John Bambenek jcb at bambenekconsulting.com
Tue Feb 13 17:03:22 UTC 2018 

Which is why I have stated repeatedly, vigorsly, and consistently whois
privacy SHOULD be FREE. Let the CONSUMER make that choice, not a bunch
of mostly American and European guys telling the world how they need to
do business. I don't care if MY number is out there. So the question is,
why create a system that prevents me from sharing MY OWN information as
I see fit?


On 2/13/2018 11:01 AM, Chris Pelling wrote:
> So was mine in the UK, and ICANN keeping or requiring ANY retention of
> data for long periods of time IMHO is dangerous.  
> Equifax dropped the ball here, and a lot (you and I both plus god know
> really how many others) have had their personal data stolen.
> I dont want my telephone number to be out in the wild, nor any of my
> other details quite frankly.
>
> Kind regards,
>
> Chris
>
> ------------------------------------------------------------------------
> *From: *"John Bambenek" <jcb at bambenekconsulting.com>
> *To: *"Chris Pelling" <chris at netearth.net>, "gnso-rds-pdp-wg"
> <gnso-rds-pdp-wg at icann.org>
> *Sent: *Tuesday, 13 February, 2018 16:54:29
> *Subject: *Re: [gnso-rds-pdp-wg] Fwd: Equifax hack worse than
> previously thought: Biz kissed goodbye to card expiry dates, tax IDs etc
>
> My personal data WAS stolen in the Equifax breach. People can do real
> fraud with that.
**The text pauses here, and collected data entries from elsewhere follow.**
int bftkv_gpu_set_hash_policy(bftkv_gpu_ctx* c, int hash_id, int state) {
  if (!c || (hash_id != HASH_MD5 && hash_id != HASH_RIPEMD160) || state < 0 || state > 2) return BFTKV_E_INVALID;
  ctx_lock lk(c->mu);
  if (c->root) return fail(c, BFTKV_E_STATE, "set on the root context; its forks follow");
  KtWrite kw(c);
  const int sh = hash_id == HASH_MD5 ? 0 : 2;
  c->kt.hash_policy = (c->kt.hash_policy & ~(3u << sh)) | ((uint32_t)state << sh);
  ++c->keyring_gen;
  return 0;
}

static bool dsa_width_ok(uint32_t bits) { return bits == 4 || (bits >= 8 && bits <= 20); }

int bftkv_gpu_set_dsa_window_bits(bftkv_gpu_ctx* c, uint32_t bits) {
  if (!c || (bits != 0 && !dsa_width_ok(bits))) return BFTKV_E_INVALID;
  ctx_lock lk(c->mu);
  c->dsa_wbits_pinned = bits;
  return 0;
}

int bftkv_gpu_set_dsa_table_budget(bftkv_gpu_ctx* c, uint64_t bytes) {
  if (!c) return BFTKV_E_INVALID;
  ctx_lock lk(c->mu);
  if (c->root) return fail(c, BFTKV_E_STATE, "a forked context cannot change the key table (use its root)");
  c->dsa_budget_bytes = (size_t)bytes;
  c->dsa_wbits_want = 0;
  return 0;
}

int bftkv_gpu_dsa_table_bytes(bftkv_gpu_ctx* c, uint64_t* bytes_out, uint32_t* entry_limbs_out) {
  if (!c) return BFTKV_E_INVALID;
  ctx_lock lk(c->mu);
  const bftkv_gpu_ctx* r = c->root ? c->root : c;
  if (bytes_out) *bytes_out = (uint64_t)r->dsa_comb.cap;
  if (entry_limbs_out) *entry_limbs_out = r->dsa_entry_limbs;
  return 0;
}

int bftkv_gpu_dsa_window_bits(bftkv_gpu_ctx* c, uint32_t* bits_out) {
  if (!c || !bits_out) return BFTKV_E_INVALID;
  ctx_lock lk(c->mu);
  const bftkv_gpu_ctx* r = c->root ? c->root : c;
  *bits_out = r->dsa_comb_slot.empty() ? 0u : r->dsa_wbits;
  return 0;
}

int bftkv_gpu_keyring_set(bftkv_gpu_ctx* c, const bftkv_gpu_pubkey* keys, uint32_t n_keys) {
  if (!c || (!keys && n_keys)) return BFTKV_E_INVALID;
  ctx_lock lk(c->mu);
  if (c->root) return fail(c, BFTKV_E_STATE, "a forked context cannot change the key table (use its root)");
  HIPCHK(c, hipSetDevice(c->device));
  std::vector<KeyEntry> ring;
  for (uint32_t i = 0; i < n_keys; ++i) {
    KeyEntry e;
    int rc = make_key_entry(c, keys[i], false, &e);
    if (rc) return rc;
    bool dup = false;
    for (auto& o : ring) {
      if (o.key_id == e.key_id) {
        if (o.material == e.material) { dup = true; break; }
        o.flags |= KEYF_AMBIGUOUS; e.flags |= KEYF_AMBIGUOUS;
      }
    }
    if (!dup) ring.push_back(std::move(e));
  }
  c->ring = std::move(ring);
  c->certs.clear();
  c->cert_valid.clear();
  ++c->cert_epoch;
  { std::unique_lock<std::shared_mutex> fl(c->cert_fast_mu); c->cert_fast.clear(); c->cert_fast_bytes = 0; }
  ++c->ring_epoch;
  return upload_key_table(c);
}

int bftkv_gpu_quorum_create(bftkv_gpu_ctx* c, const bftkv_gpu_qc* qcs, uint32_t n_qcs, int* out) {
  if (!c || !out || (!qcs && n_qcs)) return BFTKV_E_INVALID;
  if (n_qcs > MAX_QC) return fail(c, BFTKV_E_UNSUPPORTED, "more than MAX_QC cliques in one quorum");
  ctx_lock lk(c->mu);
  if (c->root) return fail(c, BFTKV_E_STATE, "quorums are created on the root context; its forks see them");
  HIPCHK(c, hipSetDevice(c->device));
  QuorumHost q;
  q.live = true;
  q.n_qcs = (int)n_qcs;
  std::vector<uint64_t> all;
  q.ids_off[0] = 0;
  for (uint32_t i = 0; i < n_qcs; ++i) {
    q.f[i] = qcs[i].f; q.mn[i] = qcs[i].min; q.thr[i] = qcs[i].threshold; q.suff[i] = qcs[i].suff;
    q.nodes.emplace_back(qcs[i].node_ids, qcs[i].node_ids + qcs[i].n_nodes);
    all.insert(all.end(), qcs[i].node_ids, qcs[i].node_ids + qcs[i].n_nodes);
    q.ids_off[i + 1] = (uint32_t)all.size();
  }
  std::vector<uint64_t> blob = all;
  size_t ids_words = blob.size();
  blob.resize(ids_words + (MAX_QC + 2) / 2 + 1, 0);
  memcpy(&blob[ids_words], q.ids_off, sizeof(uint32_t) * (n_qcs + 1));
  int rc = upload(c, q.ids, blob);
  if (rc) return rc;
  HIPCHK(c, hipStreamSynchronize(c->stream));
  q.ids_off[MAX_QC] = (uint32_t)ids_words;
  int h = -1;
  for (size_t i = 0; i < c->quorums.size(); ++i) if (!c->quorums[i].live) { h = (int)i; break; }
  KtWrite kw(c);
  if (h < 0) { c->quorums.emplace_back(); h = (int)c->quorums.size() - 1; }
  c->quorums[h] = std::move(q);
  ++c->quorum_gen;
  *out = h;
  return 0;
}

int bftkv_gpu_quorum_destroy(bftkv_gpu_ctx* c, int quorum) {
  if (!c) return BFTKV_E_INVALID;
  ctx_lock lk(c->mu);
  if (c->root) return fail(c, BFTKV_E_STATE, "quorums are destroyed on the root context");
  int rc = check_quorum(c, quorum);
  if (rc) return rc;
  KtWrite kw(c);
  c->quorums[quorum].member.release();
  c->quorums[quorum].ids.release();
  c->quorums[quorum] = QuorumHost();
  ++c->quorum_gen;
  return 0;
}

My point is that having my address, phone number and
> email his radically different risks than financial information. That
> is the only point I was making.
>
>
> On 2/13/2018 10:52 AM, Chris Pelling wrote:
>
>     Please don't diss valid points John - I am sure if your personal
>     information was stolen in this attack and they had your SSN/TIN,
>     credit card number and expiry date, you would be singing a
>     different tune.
>
>     Kind regards,
>
>     Chris
>
>     ------------------------------------------------------------------------
>     *From: *"gnso-rds-pdp-wg" <gnso-rds-pdp-wg at icann.org>
>     *To: *"gnso-rds-pdp-wg" <gnso-rds-pdp-wg at icann.org>
>     *Sent: *Tuesday, 13 February, 2018 16:48:27
>     *Subject: *Re: [gnso-rds-pdp-wg] Fwd: Equifax hack worse than
>     previously thought: Biz kissed goodbye to card expiry dates, tax
>     IDs etc
>
>     Let's be honest here, we're talking about phone numbers and email
>     addresses. The threat model is RADICALLY different with the data
>     we are talking about.
>
>
>     On 2/13/2018 10:45 AM, Stephanie Perrin wrote:
>
>         Undeterred by the fact that noone has responded to my last
>         post, I offer the following update to the Equifax breach to
>         further illustrate my point.  As many companies have found
>         out, you don't find out what you've got till it's gone.....a
>         further reason for data minimization and short retention periods.
>
>
>         	
>
>         	
>
>         	
>
>         	
>         To: 	
>
>
>         http://www.theregister.co.uk/2018/02/13/equifax_security_breach_bad/
>
>
>         *Equifax hack worse than previously thought: Biz kissed
>         goodbye to card expiry dates, tax IDs etc*
>         Pwned credit-score biz quietly admits more info lost
>         By Iain Thomson in San Francisco 13 Feb 2018 at 02:13
>
>         Last year, Equifax admitted
>         https://www.theregister.co.uk/2017/09/07/143m_american_equifax_customers_exposed/
>         hackers stole sensitive personal records on 145 million
>         Americans and hundreds of thousands in the UK
>         https://www.theregister.co.uk/2017/10/10/equifax_uk_records_update/
>         and Canada.
>
>         The outfit already said cyber-crooks "primarily" took names,
>         social security numbers, birth dates, home addresses,
>         credit-score dispute forms, and, in some instances, credit
>         card numbers and driver license numbers. Now the
>         credit-checking giant reckons the intruders snatched even more
>         information from its databases.
>
>         According to documents provided by Equifax to the US Senate
>         Banking Committee,
>         and revealed this month by Senator Elizabeth Warren (D-MA),
>         https://apnews.com/2a51e3e5f9a945978df4ad96246b8ecc
>         the attackers also grabbed taxpayer identification numbers,
>         phone numbers, email addresses, and credit card expiry dates
>         belonging to some Equifax customers.
>
>         Like social security numbers, taxpayer ID numbers are useful
>         for fraudsters seeking to steal people's identities or their
>         tax rebates, and the expiry dates are similarly useful for
>         online crooks when linked with credit card numbers and other
>         personal information.
>
>
>         *Contradictory*
>
>         "As your company continues to issue incomplete, confusing and
>         contradictory statements and hide information from Congress
>         and the public, it is clear that five months after the breach
>         was publicly announced, Equifax has yet to answer this simple
>         question in full: what was the precise extent of the breach?"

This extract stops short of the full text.